The sports media landscape is built around games. Wins and losses. Stats and contracts. The question of whether LeBron should play point guard or power forward or how many more years he has left. All of that is fine. Games are why most of us got into this in the first place.

But the coverage consistently underweights what LeBron has built off the court in a way that makes it harder for readers to understand what they are actually watching. When LeBron signs a new extension with the Lakers, coverage focuses on the contract value and whether he can still compete at a high level. Almost none of it contextualizes that decision within the larger business he is building, where being in Los Angeles and maintaining the Lakers platform serves purposes well beyond basketball.

Los Angeles is where SpringHill is based. It is where his entertainment relationships are. It is where the deals happen. When LeBron chose to stay in LA on a below-market deal, the rational explanation is not loyalty to the team. It is that LA is the right place for the business and the business is now more important than the basketball contract.

I am not saying the basketball does not matter to him. I think it clearly does. I think he genuinely loves competing and I think the on-court legacy matters to him in a real way. But the career arc, the decisions he has made about where to play and for how long and on what terms, makes much more sense when you understand the full picture of what he is building.

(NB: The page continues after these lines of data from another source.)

+                if (t < e.T) pack_put2(e, t * n2 + j, ok0 ? v0[t] : 0.f, ok1 ? v1[t] : 0.f);
+        }
+        return;
+    }
+    if (whole) {
+        const long long n2 = (long long)e.R * e.ldc;
+        const long long j0 = (long long)blk * 1024 + threadIdx.x;
         const long long plane = (long long)e.R * e.ldc;
 #pragma unroll
         for (int k = 0; k < 4; ++k) {
@@ -768,23 +876,13 @@
 #pragma unroll
             for (int t = 0; t < 16; ++t) v[t] = sp[t < e.T ? t : 0];
 #pragma unroll
-            for (int t = 0; t < 16; ++t) {
-                if (t >= e.T) break;
-                const float x = ok ? v[t] : 0.f;
-                const long long i = t * plane + j;
-                if (e.kind == 0) {
-                    ((float*)e.dst0)[i] = x;
-                } else {
-                    const unsigned h = cdf_f2bf(x);
-                    ((unsigned short*)e.dst0)[i] = (unsigned short)h;
-                    if (e.dst1) ((unsigned short*)e.dst1)[i] = (unsigned short)cdf_f2bf(x - cdf_bf2f(h));
-                }
-            }
+            for (int t = 0; t < 16; ++t)
+                if (t < e.T) pack_put(e, t * plane + j, ok ? v[t] : 0.f);
         }
         return;
     }
     const long long n = (long long)e.T * e.R * e.ldc;
-    const long long i0 = (long long)(b - e.first_block) * 1024 + threadIdx.x;
+    const long long i0 = (long long)blk * 1024 + threadIdx.x;
 #pragma unroll
     for (int k = 0; k < 4; ++k) {
         const long long i = i0 + 256 * k;
@@ -792,22 +890,28 @@
         const int c = (int)(i % e.ldc);
         const long long tr = i / e.ldc;
         const int r = (int)(tr % e.R), t = (int)(tr / e.R);
-        const float v = c < e.C ? e.src[c * e.s_c + r * e.s_r + t * e.s_t] : 0.f;
-        if (e.kind == 0) {
-            ((float*)e.dst0)[i] = v;
-        } else {
-            const unsigned h = cdf_f2bf(v);
-            ((unsigned short*)e.dst0)[i] = (unsigned short)h;
-            if (e.dst1) ((unsigned short*)e.dst1)[i] = (unsigned short)cdf_f2bf(v - cdf_bf2f(h));
-        }
-    }
+        pack_put(e, i, c < e.C ? e.src[c * e.s_c + r * e.s_r + t * e.s_t] : 0.f);
+    }
+}
+
+__global__ void __launch_bounds__(256) pack_many_kernel(const CdfPackEntry* tab, int nentries) {
+    __shared__ float tile[PACK_LDS];
+    int lo = 0, hi = nentries - 1;
+    const int b = blockIdx.x;
+    while (lo < hi) {
+        const int mid = (lo + hi + 1) >> 1;
+        if (tab[mid].first_block <= b) lo = mid; else hi = mid - 1;
+    }
+    const CdfPackEntry e = tab[lo];
+    pack_entry_body(e, b - e.first_block, (int)pack_nblocks(e.T, e.R, e.ldc, e.s_t), tile);
+}
+__global__ void __launch_bounds__(256) pack_one_kernel(CdfPackEntry e) {
+    __shared__ float tile[PACK_LDS];
+    pack_entry_body(e, blockIdx.x, gridDim.x, tile);
 }
 
 extern "C" int cdf_pack_entry_bytes(void) { return (int)sizeof(CdfPackEntry); }
-extern "C" int cdf_pack_blocks(int T, int R, int ldc, long long s_t) {
-    const long long n = (s_t == 1 && T > 1 && T <= 16) ? (long long)R * ldc : (long long)T * R * ldc;
-    return (int)((n + 1023) / 1024);
-}
+extern "C" int cdf_pack_blocks(int T, int R, int ldc, long long s_t) { return (int)pack_nblocks(T, R, ldc, s_t); }
 
 extern "C" int cdf_pack_many(const void* table, int nentries, int nblocks, void* stream) {
     CDF_REQUIRE(table && nentries > 0 && nblocks > 0, "cdf_pack_many: bad args");
@@ -815,18 +919,29 @@
     return cdf_check_launch("pack_many");
 }
 
+int cdf_pack_launch_one(const float* src, void* dst0, void* dst1, int T, int R, int C, int ldc, long long s_t, long long s_r, long long s_c,
+                        int kind, void* stream, const char* who) {
+    const long long nblk = pack_nblocks(T, R, ldc, s_t);
+    CDF_REQUIRE(nblk < (1LL << 31), "%s: layout too large", who);
+    CdfPackEntry e;
+    e.src = src; e.dst0 = dst0; e.dst1 = dst1; e.s_t = s_t; e.s_r = s_r; e.s_c = s_c;
+    e.T = T; e.R = R; e.C = C; e.ldc = ldc; e.kind = kind; e.first_block = 0;
+    CDF_LAUNCH(pack_one_kernel, dim3((unsigned)nblk), dim3(256), 0, CDF_S, e);
+    return cdf_check_launch(who);
+}
+
 extern "C" int cdf_pack_weight(const float* src, float* dst, int T, int R, int C, int ldc, long long s_t,
                                long long s_r, long long s_c, void* stream) {
     CDF_REQUIRE(src && dst && T > 0 && R > 0 && C > 0 && ldc >= C && ldc % 4 == 0, "cdf_pack_weight: bad args");
-    CDF_LAUNCH(pack_weight_kernel, dim3(ew_grid2((long long)T * R * ldc)), dim3(256), 0, CDF_S, src, dst, T, R, C, ldc, s_t, s_r, s_c);
-    return cdf_check_launch("pack_weight");
+    return cdf_pack_launch_one(src, dst, nullptr, T, R, C, ldc, s_t, s_r, s_c, 0, stream, "pack_weight");
 }
 
 static int launch_unpack_reduce(const float* ws, float* g, int nsplit, int T, int R, int C, int ldc, long long s_t, long long s_r,
                                 long long s_c, int accumulate, const float* bws, float* gb, int bC, int bld, int tiled, hipStream_t s) {
     const int tiled_mode = tiled ? 1 : 0;
     if (s_c != 1 && C >= 32 && (T == 1 || T == 9 || T == 16) && tiled_mode) {
-        const int RJ = T == 9 ? 4 : (T == 16 ? 2 : 32);
+        const long long tiles_c1 = (C + 31) / 32;
+        const int RJ = T == 9 ? 4 : (T == 16 ? 2 : (tiles_c1 * ((R + 31) / 32) >= 1024 ? 32 : (tiles_c1 * ((R + 3) / 4) >= 512 ? 4 : 1)));
         const long long tiles = (long long)((C + 31) / 32) * ((R + RJ - 1) / RJ);
         if (tiles < (1 << 30) && (!bws || (bC + 31) / 32 <= tiles)) {
             const dim3 tg((unsigned)tiles, bws ? 2 : 1);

Why this matters for anyone who covers sports

LeBron is the clearest example of a trend that is reshaping how athletes think about their careers and their money. Steph Curry's $400 million Li-Ning deal is structured partly as a business partnership, not just an endorsement. Kyrie Irving is the chief creative officer of Anta. The players coming up now have watched LeBron build something and they are trying to replicate the playbook.

Sports media that only covers athletes as athletes is going to increasingly miss the most important stories in sports. The Bears moving to Indiana is a business story. The NBA TV deal is a business story. LeBron's career arc is a business story. The money is always where the real decisions are being made and the real power is being held.

I came at this from accounting and finance and the longer I spend thinking about sports the more convinced I am that those skills are exactly what sports coverage is missing. Not at the expense of understanding the game. In addition to it. The people who can do both are the ones who will actually explain what is happening rather than just describe it.

LeBron James is 41 years old and playing at a level that would be remarkable for a man ten years younger. That is genuinely incredible. It is also, at this point in his career, kind of the least interesting thing about him.